Kim aims to use the superconductor platform to gain a better understanding of the properties of different coding schemes that can support the logic gates needed for quantum computers. “This way, we can compare our approach to lattice surgery in a meaningful way,” she says.
Pachos says in his group’s work on spatial light modulators with a team from the University of Edinburgh, the focus has been on the way in which the quantum systems evolve, rather than simulating the full anyon states. “I realized we don’t need to create the states to do operations,” he says.
Early attempts to do his experiments on a superconductor platform called for too many qubits to be practical. “We connected with the linear-optics people and found they could do with higher fidelity,” Pachos says.

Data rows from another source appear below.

# nmndeep/Robust-Segmentation

Hardware: AMD Instinct MI355X
Metric: SEA attack-iterations/sec (UperNet-CNX-T, 512x512) (higher is better)
Workload: dtype f32 (frozen-weight GEMMs on the 16-bit matrix cores by operand splitting: fp16x2 (22 significant bits per operand, 3 MFMA products) forward, fp16x2 (22 significant bits per operand, 3 MFMA products) input gradient; fp32 storage and accumulate)

## Files before the change

include/sea_hip.h:

```cpp
#ifndef SEA_HIP_H
#define SEA_HIP_H

#include <stddef.h>
#include <stdint.h>

#ifdef __cplusplus
extern "C" {
#endif

#define SEA_MODE_MASK_CE 0
#define SEA_MODE_MASK_CE_BAL 1
#define SEA_MODE_JS 2
#define SEA_MODE_CE 3

#define SEA_DTYPE_F32 0
#define SEA_DTYPE_BF16 1
#define SEA_DTYPE_F16 2

#define SEA_LAYOUT_NCHW 0
#define SEA_LAYOUT_NHWC 1

int sea_abi_version(void);
const char* sea_build_info(void);
int sea_fastdiv_magic(uint32_t d, uint32_t* m, uint32_t* s);
// ... 74 lines not shown
int sea_dwconv7x7_nhwc(const float* x, const float* wt, const float* bias, float* y, int B, int C,
                       int H, int W, int flip, void* stream);
int sea_dwconv7x7_nhwc_add(const float* x, const float* wt, const float* bias, const float* addend, float* y, int B,
                           int C, int H, int W, int flip, void* stream);

int sea_upsample_bilinear_fwd(const float* x, float* y, int64_t planes, int h, int w, int H, int W,
                              void* stream);
int sea_upsample_bilinear_bwd(const float* gy, float* gx, int64_t planes, int h, int w, int H, int W,
                              void* stream);
int sea_upsample_bilinear_nhwc_fwd(const float* x, const float* residual, float* y, int B, int C, int h,
                                   int w, int H, int W, int64_t y_pixel_stride, void* stream);
int sea_upsample_bilinear_nhwc_bwd(const float* gy, float* gx, int B, int C, int h, int w, int H, int W,
                                   int64_t gy_pixel_stride, void* stream);

int64_t sea_wino_tiles(int B, int H, int W, int m);
int sea_wino_input_transform(const float* x, int64_t x_pixel_stride, const float* gate, const float* scale,
                             float* V, int64_t v_tile_stride, int B, int C, int H, int W, int m, void* stream);
int sea_wino_filter_transform(const float* w, float* U, int Cout, int Cin, int m, int flip, void* stream);
int sea_wino_input_transform_amax(const float* x, int64_t x_pixel_stride, const float* gate, const float* scale, float* V,
                                  int64_t v_tile_stride, int B, int C, int H, int W, int m, uint32_t* amax_out, void* stream);
int sea_wino_output_transform(const float* M, const float* addend, const float* scale, const float* bias,
                              int relu, float* y, int B, int C, int H, int W, int m, void* stream);
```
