static int bptt_passes_backward(ic3_env* env, const ic3_bptt_passes* b, ic3_stream stream)
{
    using namespace ic3;
    if (const int rc = window_open("ic3_bptt_backward (ic3_bptt_passes)", "ic3_bptt_passes", env, b, ic3_bptt_backward_supported,
                                   "hid_size 64 / 128 / 256, <= 64 agents, a grid whose encoder backward runs in its partial-sums form",
                                   false);
        rc < 0)
        return rc;
    const int T = b->T, E = b->E, N = b->N, H = b->H, P = b->passes;
    if (P < 2) return fail(-22, "ic3_bptt_backward (ic3_bptt_passes): passes >= 2 (one pass: ic3_bptt_backward)");
    if (ic3_env_encode_backward_window_work(env, H) <= 0)
        return fail(-38, "ic3_bptt_backward (ic3_bptt_passes): needs a configuration with ic3_env_encode_backward_window (the ring form)");
    if (!b->gates || !b->hs || !b->cs || !b->dhead || !b->snaps || !b->lstm_wp3_bwd || !b->w_heads || !b->dh || !b->dc || !b->dxh ||
        !b->dbias_partials || !b->enc_work || b->t_first < 0)
        return fail(-22, "ic3_bptt_backward (ic3_bptt_passes): null argument");
    if (!b->comm_zero && (!b->c_weight || !b->dcw_partials)) return fail(-22, "ic3_bptt_backward (ic3_bptt_passes): the passes' C.weight and partials");
    const long long R = (long long)E * N;
    if (b->dxh_step < R * 2 * H) return fail(-22, "ic3_bptt_backward (ic3_bptt_passes): dxh_step >= E * N * 2 * hid_size (the ring form)");
    for (int i = 0; i < P; ++i) {
        if (!b->gates[i] || !b->hs[i] || !b->cs[i] || !b->dxh[i] || !b->dbias_partials[i] ||
            (!b->comm_zero && (!b->c_weight[i] || !b->dcw_partials[i])))
            return fail(-22, "ic3_bptt_backward (ic3_bptt_passes): null argument of pass " + std::to_string(i));
    }
    if (R * 4 * H * 4 >= (1ll << 32))
        return fail(-22, "ic3_bptt_backward (ic3_bptt_passes): rows * 4 * hid_size floats must stay below 4 GB (the gate launch's 32-bit buffer "
                         "offsets)");
    if (b->detach_gap > 0 && (b->row_keep || b->keep_before))
        return fail(-22, "ic3_bptt_backward (ic3_bptt_passes): detach_gap > 0 with row_keep / keep_before (a detached step has no dc for "
                         "row_keep to scale: lock-step windows carry detach_gap, collection-mode windows the row factors)");
    hipStream_t s = (hipStream_t)stream;
    for (int t = T - 1; t >= 0; --t) {
        const bool detached = b->detach_gap > 0 && (b->t_first + t + 1) % b->detach_gap == 0;
        const float* keep_here = b->row_keep ? b->row_keep + (size_t)t * R : nullptr;
        const float* keep_front = t > 0 ? (b->row_keep ? b->row_keep + (size_t)(t - 1) * R : nullptr) : b->keep_before;
        for (int i = P - 1; i >= 0; --i) {
            const bool last = i == P - 1;
            BpttCell q{};
            q.gates = b->gates[i] + (size_t)t * R * 4 * H;
            q.c_prev = b->cs[i] + (size_t)t * R * H;
            q.h_prev = b->hs[i] + (size_t)t * R * H;
            q.dh = b->dh;
            q.dc = b->dc;
            q.cut = detached && last;
            q.dxh = b->dxh[i] + (size_t)t * (size_t)b->dxh_step;
            q.dbias = b->dbias_partials[i];
            q.dhead = last ? b->dhead + (size_t)t * R * b->OT : nullptr;
            q.w_heads = b->w_heads;
            q.OT = b->OT;
            q.lstm_wp3_bwd = b->lstm_wp3_bwd;
            q.alive = (b->alive && b->alive[t]) ? b->alive[t] : nullptr;
            q.gate = (b->gate && b->gate[t]) ? b->gate[t] : nullptr;
            q.c_weight = b->comm_zero ? nullptr : b->c_weight[i];
            q.dcw = b->comm_zero ? nullptr : b->dcw_partials[i];
            q.row_keep = last ? keep_here : nullptr;
            q.out_scale = i == 0 ? keep_front : nullptr;
            if (const int rc = bptt_cell_backward("ic3_bptt_backward (ic3_bptt_passes)", q, E, N, H, b->mode_avg, b->comm_zero, s); rc < 0) return rc;
        }
    }
    for (int i = 0; i < P; ++i) {
        const int rc = ic3_env_encode_backward_window(env, b->snaps, b->snap_words, T, b->dxh[i], 2 * H, b->dxh_step, H, b->enc_work,
                                                      (i == 0 && b->enc_first) ? 1 : 0, stream);
        if (rc < 0) return rc;
    }
    return 0;
}

static int bptt_walk_backward(ic3_env* env, const ic3_bptt_walk* b, ic3_stream stream)
{
    using namespace ic3;
    const char* const fn = "ic3_bptt_backward (ic3_bptt_walk)";
    const std::string f = std::string(fn) + ": ";
    if (const int rc = window_open(fn, "ic3_bptt_walk", env, b, ic3_bptt_backward_supported,
                                   "hid_size 64 / 128 / 256, <= 64 agents, a grid whose encoder backward runs in its partial-sums form",
                                   false);
        rc < 0)
        return rc;
    if (!b->gates || !b->hs || !b->cs || !b->dhead || !b->snaps || !b->lstm_wp3_bwd || !b->w_heads || !b->dh || !b->dc || !b->dxh ||
        !b->dbias_partials || !b->enc_work)
        return fail(-22, f + "null argument");
    const long long R = (long long)b->E * b->N;
    if (b->dxh_step < R * 2 * b->H || ic3_env_encode_backward_window_work(env, b->H) <= 0)
        return fail(-22, f + "dxh_step >= E * N * 2 * hid_size, on a configuration with ic3_env_encode_backward_window (the walk needs "
                             "the ring)");
    if (b->detach_gap > 0 && b->row_keep)
        return fail(-22, f + "detach_gap > 0 with row_keep (a detached step has no dc for row_keep to scale: lock-step windows carry "
                             "detach_gap, collection-mode windows row_live / row_keep)");
    if (R >= (1ll << 31) || b->max_workgroups < 0) return fail(-22, f + "R < 2^31, max_workgroups >= 0");
    if (const int rc = lstm_gates_backward_walk(b, stream); rc < 0) return rc;
    return ic3_env_encode_backward_window(env, b->snaps, b->snap_words, b->T, b->dxh, 2 * b->H, b->dxh_step, b->H, b->enc_work,
                                          b->enc_first, stream);
}

extern "C" int ic3_bptt_first_chain_envs(int E, int N)
{
    if (E < 128 || N <= 0) return E;
    return (E / 2) & ~63;
}
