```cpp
struct RcclId { char internal[128]; };
struct RcclApi {
  void* lib = nullptr;
  int (*GetUniqueId)(RcclId*) = nullptr;
  int (*CommInitRank)(void**, int, RcclId, int) = nullptr;
  int (*CommDestroy)(void*) = nullptr;
  const char* (*GetErrorString)(int) = nullptr;
  int (*Send)(const void*, size_t, int, int, void*, hipStream_t) = nullptr;
  int (*Recv)(void*, size_t, int, int, void*, hipStream_t) = nullptr;
  int (*GroupStart)() = nullptr;
  int (*GroupEnd)() = nullptr;
  int (*GetVersion)(int*) = nullptr;
  std::string path;
// ... 1066 lines not shown
int shard_step_overlap(dfh_shard* s, dfh_batch* b, int is_train, int push_cnt, int* any_active) {
  dfh_comm* c = s->c;
  dfh_ctx* ctx = s->t->ctx;
  DFH_HIP(hipSetDevice(ctx->device));
  hipStream_t st = ctx->stream, cs = s->cs;
  int rc;
  if (s->timing) ++s->stage_steps;
  static const bool trace = getenv("DFH_SHARD_TRACE") != nullptr;
  Flight& cur = s->fl[s->cur];
  if (trace)
    fprintf(stderr, "[shard %d] step %llu: b=%p cur{slot %d described %d pulled %d b=%p} armed %d next_b=%p\n", c->rank,
            (unsigned long long)s->steps, (void*)b, s->cur, (int)cur.described, (int)cur.pulled, (void*)cur.b, (int)s->next_armed,
            (void*)s->next_b);
  if (!(cur.described && cur.b == b)) {
    DFH_ARG(!cur.described || !cur.pulled, "dfh_shard_step: the batch differs from the one announced to dfh_shard_prefetch_counts");
    if (b && b->ready_pending) DFH_HIP(hipStreamWaitEvent(cs, b->ev_ready, 0));
    {
      StageScope ts(s, DFH_SHARD_STAGE_COUNTS, cs);
      rc = queue_counts(s, b, cs);
      if (rc) return rc;
    }
    DFH_HIP(hipStreamSynchronize(cs));
    flight_sizes(s, cur, b, s->cur);
  }
  if (any_active) *any_active = cur.active != 0 ? 1 : 0;
  ++s->steps;
  if (b) b->nrows_seen += (float)b->nrows;
  const bool look = s->next_armed;
  dfh_batch* nb = look ? s->next_b : nullptr;
  s->next_armed = false;
  Flight& nxt = s->fl[s->cur ^ 1];
  nxt = Flight();
  if (cur.active == 0) {
    cur = Flight();
    return b ? main_end(b) : DFH_OK;
  }
  auto keys_out = [&](Flight& f) {
    const int q = f.slot;
    hipEvent_t ready = f.b && f.b->ready_pending ? f.b->ev_ready : nullptr;
    hipEvent_t freed = s->p_pending[q] ? s->ev_p[q] : nullptr;
    s->p_pending[q] = false;
    return flight_K(s, f, push_cnt, cs, ready, freed, s->ev_k[q]);
  };
  auto rows_back = [&](Flight& f) {
    const int q = f.slot;
    int r = flight_R(s, f, push_cnt, s->ev_k[q], s->ev_r[q]);
    if (!r) r = flight_RW(s, f, cs, s->ev_r[q], s->ev_rw[q]);
    f.pulled = r == DFH_OK;
    return r;
  };
  rc = flight_bufs(s, cur);
  if (rc) return rc;
  if (b) {
    rc = main_begin(b);
    if (rc) return rc;
  }
  const int q = cur.slot;
  const bool uw_folded = cur.any_own && cur.pulled && cur.any_remote && b != nullptr;
  if ((rc = flight_L(s, cur, is_train, push_cnt, uw_folded ? s->ev_rw[q] : nullptr))) return rc;
  if (!cur.pulled) {
    if ((rc = keys_out(cur)) || (rc = rows_back(cur))) return rc;
  }
  if (look) {
    if (nb && nb->ready_pending) DFH_HIP(hipStreamWaitEvent(cs, nb->ev_ready, 0));
    StageScope ts(s, DFH_SHARD_STAGE_COUNTS, cs);
    rc = queue_counts(s, nb, cs);
    if (rc) return rc;
    DFH_HIP(hipEventRecord(s->cnt_ev, cs));
  }
  if ((rc = flight_F(s, cur, is_train, push_cnt, uw_folded, uw_folded ? nullptr : s->ev_rw[q], s->ev_f))) return rc;
  bool ahead = false;
  if (look) {
    DFH_HIP(hipEventSynchronize(s->cnt_ev));
    flight_sizes(s, nxt, nb, s->cur ^ 1);
    ahead = nxt.active != 0;
    if (trace)
      fprintf(stderr, "[shard %d]   next: active %zu U %zu nrecv %zu own [%u, %u) -> ahead %d\n", c->rank, nxt.active, nxt.U, nxt.nrecv,
              nxt.own_lo, nxt.own_hi, (int)ahead);
    if (ahead) {
// ... 318 lines not shown
```

include/difacto_hip.h:

```cpp
#ifndef DIFACTO_HIP_H_
#define DIFACTO_HIP_H_
#include <stddef.h>
#include <stdint.h>

#ifdef __cplusplus
extern "C" {
#endif

enum {
  DFH_OK = 0,
  DFH_ERR_ARG = 1,
  DFH_ERR_HIP = 2,
  DFH_ERR_CAPACITY = 3,
  DFH_ERR_STATE = 4
};

enum { DFH_FEA_COUNT = 1, DFH_WEIGHT = 2, DFH_GRADIENT = 3 };

enum {
  DFH_INIT_REFRAND = 0,
  DFH_INIT_HASH = 1
};

typedef struct {
// ... 13 lines not shown
typedef struct dfh_ctx dfh_ctx;
typedef struct dfh_table dfh_table;
typedef struct dfh_batch dfh_batch;

const char* dfh_last_error(void);
void dfh_updater_param_default(dfh_updater_param* p, int V_dim);

int dfh_ctx_create(int device, void* stream, dfh_ctx** out);
int dfh_ctx_destroy(dfh_ctx* ctx);
int dfh_ctx_sync(dfh_ctx* ctx);
void* dfh_ctx_stream(dfh_ctx* ctx);
int dfh_ctx_device(dfh_ctx* ctx);

int dfh_ctx_set_pipeline(dfh_ctx* ctx, int enable);
int dfh_ctx_set_option(dfh_ctx* ctx, const char* name, int value);

enum {
  DFH_K_LOCALIZE = 0, DFH_K_LOOKUP, DFH_K_FORWARD, DFH_K_BACKWARD, DFH_K_PULL, DFH_K_PUSH, DFH_K_MISC, DFH_K_AUC, DFH_K_COUNT
};
int dfh_ctx_set_timing(dfh_ctx* ctx, int enable);
int dfh_ctx_set_timing_mask(dfh_ctx* ctx, uint32_t mask);
int dfh_ctx_get_timing(dfh_ctx* ctx, int reset, double* total_ms, uint64_t* calls);
const char* dfh_kernel_name(int id);

uint64_t dfh_reverse_bytes(uint64_t x);
uint64_t dfh_encode_fea_grp_id(uint64_t x, int gid, int nbits);

int dfh_table_create(dfh_ctx* ctx, const dfh_updater_param* p, uint64_t capacity_rows, dfh_table** out);
int dfh_table_capacity(dfh_table* t, uint64_t* capacity_rows, uint64_t* grows);
int dfh_table_destroy(dfh_table* t);
// ... 72 lines not shown
int dfh_rowbuf_set_labels(dfh_rowbuf* rb, size_t nrows, const float* label);
int dfh_batch_prepare_cached(dfh_table* t, dfh_batch* b, size_t nrows, int nseg, dfh_rowbuf* const* bufs, const uint32_t* const* rows,
                             const size_t* seg_rows, uint64_t max_index);

int dfh_batch_load_localized_host(dfh_batch* b, size_t nrows, const size_t* offset, const uint32_t* index,
                                  const float* value, const float* label, const uint64_t* feaids,
                                  const float* feacnt, size_t U);
int dfh_batch_get_localized(dfh_batch* b, size_t* U, uint64_t* feaids, float* feacnt, uint32_t* index);
int dfh_batch_shape(dfh_batch* b, size_t* nrows, size_t* nnz, size_t* U);
int dfh_batch_get_rows(dfh_batch* b, uint32_t* offset, float* label);

int dfh_sgd_step(dfh_table* t, dfh_batch* b, int is_train, int push_cnt);
int dfh_batch_progress(dfh_batch* b, dfh_progress* out, int reset);
int dfh_batch_get_pred(dfh_batch* b, float* pred);
int dfh_batch_split_entries(dfh_batch* b, uint32_t* n);

size_t dfh_row_stride(int V_dim);
int dfh_shard_pull(dfh_table* t, const uint64_t* d_keys, size_t n, float* d_rows);
int dfh_shard_push_count(dfh_table* t, const uint64_t* d_keys, size_t n, const float* d_cnt);
int dfh_shard_push_grad(dfh_table* t, const uint64_t* d_keys, size_t n, const float* d_grads);
int dfh_batch_forward(dfh_batch* b, int V_dim, const float* d_rows);
int dfh_batch_backward(dfh_batch* b, int V_dim, const float* d_rows, float* d_grads);
int dfh_batch_device_keys(dfh_batch* b, const uint64_t** d_feaids, const float** d_feacnt, size_t* U);
int dfh_batch_key_ranges(dfh_batch* b, int nparts, uint32_t* bounds);
int dfh_batch_key_ranges_device(dfh_batch* b, int nparts, const uint64_t* d_splits, int64_t* d_bounds);

int dfh_shard_resolve(dfh_table* t, const uint64_t* d_keys, size_t n, uint32_t* d_rowid);
int dfh_shard_pull_resolved(dfh_table* t, const uint32_t* d_rowid, size_t n, float* d_rows);
int dfh_shard_push_count_resolved(dfh_table* t, const uint32_t* d_rowid, const uint64_t* d_keys, size_t n, const float* d_cnt);
int dfh_shard_push_grad_resolved(dfh_table* t, const uint32_t* d_rowid, const uint64_t* d_keys, size_t n, const float* d_grads);
// ... 104 lines not shown
```

Before: 88.40 million.

## Defer batch ready-event records and shrink lookup grid to K keys per thread

Batch readiness events are no longer recorded at the end of each prep phase. They are owed and recorded lazily, only when a consumer needs them or before more work is queued on the same prep stream, which cuts the number of hipEventRecord calls. Separately, lookup kernels now launch a grid sized for DFH_LOOKUP_K (default 2) slots per thread, with an optional lookup_blocks override. The launch sizing assumes the lookup kernel body grid-strides over the extra slots. Deferred recording adds bookkeeping and could misorder events if a flush point is missed.

Result: slower. 86.55 million (-2.1%).

```diff
diff --git a/difacto_amd/capi.py b/difacto_amd/capi.py
--- a/difacto_amd/capi.py
+++ b/difacto_amd/capi.py
@@ -36,6 +36,7 @@
     "dfh_lbfgs_owned_range", "dfh_lbfgs_set_model", "dfh_bcd_set_model",
     "dfh_bcd_create", "dfh_bcd_destroy", "dfh_bcd_add_chunk", "dfh_bcd_build", "dfh_bcd_shape", "dfh_bcd_block_info",
     "dfh_bcd_epoch", "dfh_bcd_step", "dfh_bcd_get_model", "dfh_bcd_get_pred", "dfh_batch_split_entries",
+    "dfh_batch_get_lookup", "dfh_ctx_ready_records",
     "dfh_bcd_create_sharded",
     "dfh_textchunk_create", "dfh_textchunk_destroy", "dfh_textchunk_parse_criteo", "dfh_textchunk_rows", "dfh_textchunk_ids",
     "dfh_rowbuf_load_slices",
@@ -96,6 +97,7 @@
     L.dfh_ctx_create.argtypes = [i32, vp, PP(vp)]
     L.dfh_ctx_destroy.argtypes = [vp]
     L.dfh_ctx_sync.argtypes = [vp]
+    L.dfh_ctx_ready_records.argtypes = [vp, PP(u64)]
     L.dfh_ctx_stream.restype = vp
     L.dfh_ctx_stream.argtypes = [vp]
     L.dfh_ctx_device.argtypes = [vp]
@@ -122,6 +124,7 @@
     L.dfh_batch_destroy.argtypes = [vp]
     L.dfh_batch_create_many.argtypes = [vp, i32, sz, sz, PP(vp)]
     L.dfh_batch_split_entries.argtypes = [vp, vp]
+    L.dfh_batch_get_lookup.argtypes = [vp, vp, vp]
     L.dfh_batch_load_host.argtypes = [vp, sz, vp, vp, vp, vp]
     L.dfh_batch_load_device.argtypes = [vp, sz, sz, vp, vp, vp, vp]
     L.dfh_batch_attach_device.argtypes = [vp, sz, sz, vp, vp, vp, vp]
@@ -299,6 +302,11 @@
     def set_option(self, name, value):
         _ck(lib().dfh_ctx_set_option(self.h, name.encode(), int(value)))
 
+    def ready_records(self):
+        n = C.c_uint64(0)
+        _ck(lib().dfh_ctx_ready_records(self.h, C.byref(n)))
+        return int(n.value)
+
     def set_timing(self, on=True):
         _ck(lib().dfh_ctx_set_timing(self.h, 1 if on else 0))
 
@@ -705,6 +713,13 @@
         n = C.c_uint32(0)
         _ck(lib().dfh_batch_split_entries(self.h, C.byref(n)))
         return int(n.value)
+
+    def get_lookup(self):
+        _, _, U = self.shape()
+        urow = np.zeros(max(U, 1), np.uint32)
+        uw = np.zeros((max(U, 1), 2), np.uint32)
+        _ck(lib().dfh_batch_get_lookup(self.h, _p(urow), _p(uw)))
+        return urow[:U], uw[:U]
 
     def forward(self, V_dim, d_rows):
         _ck(lib().dfh_batch_forward(self.h, V_dim, _dp(d_rows)))
diff --git a/difacto_amd/csrc/dfh_api.hip b/difacto_amd/csrc/dfh_api.hip
--- a/difacto_amd/csrc/dfh_api.hip
+++ b/difacto_amd/csrc/dfh_api.hip
@@ -28,6 +28,8 @@
   std::vector<hipStream_t> extra;
   hipStream_t parse = nullptr;
   std::mutex parse_mu;
+  std::vector<dfh_batch*> owing;
+  uint64_t ready_records = 0;
   unsigned nprep = 0;
   unsigned next_prep = 0;
   bool pipeline = false;
@@ -39,6 +41,7 @@
   int bwd_small_blocks = 2048;
   int upd_kernel = 1;
   int upd_hot_blocks = 512, upd_mid_blocks = 512, upd_few_blocks = 1024, upd_single_blocks = 4096;
+  int lookup_blocks = 0;
   int upd_interleave = 0;
   int owner_per_key = 0;
   int upd_split = 1;
@@ -170,6 +173,8 @@
   float nrows_seen = 0;
   hipEvent_t ev_ready = nullptr, ev_free = nullptr;
   bool ready_pending = false, free_pending = false;
+  bool ready_owed = false;
+  hipStream_t owed_on = nullptr;
   hipStream_t prep = nullptr;
   bool compute_auc = false;
   uint32_t *d_auc_keys = nullptr, *d_auc_skeys = nullptr, *d_auc_lab = nullptr, *d_auc_slab = nullptr;
@@ -204,8 +209,30 @@
   const dfh_ctx* c = b->ctx;
   return (c->pipeline && b->prep) ? b->prep : c->stream;
 }
+int ready_flush(dfh_batch* b) {
+  if (!b->ready_owed) return DFH_OK;
+  dfh_ctx* c = b->ctx;
+  b->ready_owed = false;
+  c->owing.erase(std::remove(c->owing.begin(), c->owing.end(), b), c->owing.end());
+  DFH_HIP(hipEventRecord(b->ev_ready, b->owed_on));
+  ++c->ready_records;
+  return DFH_OK;
+}
+int ready_flush_stream(dfh_ctx* c, hipStream_t s, const dfh_batch* except, bool all = false) {
+  for (dfh_batch* o : std::vector<dfh_batch*>(c->owing))
+    if (o != except && (all || o->owed_on == s)) {
+      int rc = ready_flush(o);
+      if (rc) return rc;
+    }
+  return DFH_OK;
+}
+inline hipEvent_t ready_event(dfh_batch* b) {
+  if (!b || !b->ready_pending) return nullptr;
+  return ready_flush(b) == DFH_OK ? b->ev_ready : nullptr;
+}
 void phase_begin(dfh_batch* b) {
   dfh_ctx* c = b->ctx;
+  (void)ready_flush(b);
   if (b->pend_stage < RID_STAGES) (void)flush_pending(b);
   hipStream_t next = c->pipeline ? c->preps[c->next_prep++ % c->nprep] : nullptr;
   if (next && b->prep && next != b->prep && b->ready_pending) {
@@ -216,6 +243,10 @@
 int prep_begin(dfh_batch* b) {
   dfh_ctx* c = b->ctx;
   if (c->pipeline && !b->prep) phase_begin(b);
+  if (c->pipeline) {
+    int rc = ready_flush_stream(c, prep_of(b), b);
+    if (rc) return rc;
+  }
   if (c->pipeline && b->free_pending) {
     DFH_HIP(hipStreamWaitEvent(prep_of(b), b->ev_free, 0));
     b->free_pending = false;
@@ -225,7 +256,13 @@
 int prep_end(dfh_batch* b) {
   dfh_ctx* c = b->ctx;
   if (c->pipeline && !b->defer_ready) {
-    DFH_HIP(hipEventRecord(b->ev_ready, prep_of(b)));
+    if (b->ready_owed && b->owed_on != prep_of(b)) {
+      int rc = ready_flush(b);
+      if (rc) return rc;
+    }
+    if (!b->ready_owed) c->owing.push_back(b);
+    b->ready_owed = true;
+    b->owed_on = prep_of(b);
     b->ready_pending = true;
   }
   return DFH_OK;
@@ -234,6 +271,10 @@
   dfh_ctx* c = b->ctx;
   if (b->pend_stage < RID_STAGES) {
     int rc = flush_pending(b);
+    if (rc) return rc;
+  }
+  {
+    int rc = ready_flush_stream(c, nullptr, nullptr, true);
     if (rc) return rc;
   }
   if (b->ready_pending) {
@@ -256,6 +297,10 @@
   return DFH_OK;
 }
 int sync_all(dfh_ctx* c) {
+  {
+    int rc = ready_flush_stream(c, nullptr, nullptr, true);
+    if (rc) return rc;
+  }
   for (hipStream_t p : c->preps) DFH_HIP(hipStreamSynchronize(p));
   for (hipStream_t p : c->extra) DFH_HIP(hipStreamSynchronize(p));
   DFH_HIP(hipStreamSynchronize(c->stream));
@@ -276,6 +321,10 @@
   size_t b = (n + 255) / 256;
   size_t cap = (size_t)c->num_cu * 8;
   return (int)std::max<size_t>(1, std::min(b, cap));
+}
+inline int lookup_grid(size_t n, const dfh_ctx* c, bool exact = false) {
+  if (c->lookup_blocks) return c->lookup_blocks;
+  return grid_for_threads(exact ? n : (n + DFH_LOOKUP_K - 1) / DFH_LOOKUP_K, c);
 }
 inline int grid_for_waves(size_t nwaves, const dfh_ctx* c) {
   size_t b = (nwaves + 3) / 4;
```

The collaboration between different groups in the physics and quantum computing domains have allowed the work to advance quickly, Pachos adds. “The social aspect is very strong here.”
What remains unclear is how the anyon work ultimately will be applied. Alecia explains, “In an ideal world, we would have sufficiently clean and controllable non-Abelian platforms realized in scalable solid-state devices that would eliminate, or at least sharply mitigate, the need for quantum error correction.”
Physical anyons may continue to prove elusive, but the option remains to use the theories to support better error correction in the various kinds of quantum hardware developers expect to scale past the thousand-qubit milestone. Further experiments will determine whether anyon emulation is a more efficient means of avoiding errors in noisy quantum hardware than existing techniques. However, even if anyon-like error correction does not perform as well as expected, physicists likely will continue to apply quantum computing hardware to work on these and other quasiparticles.
Alicea concludes that, whichever way these non-Abelian states are realized, they “offer tremendously exciting opportunities for probing novel emergent quantum phenomena.”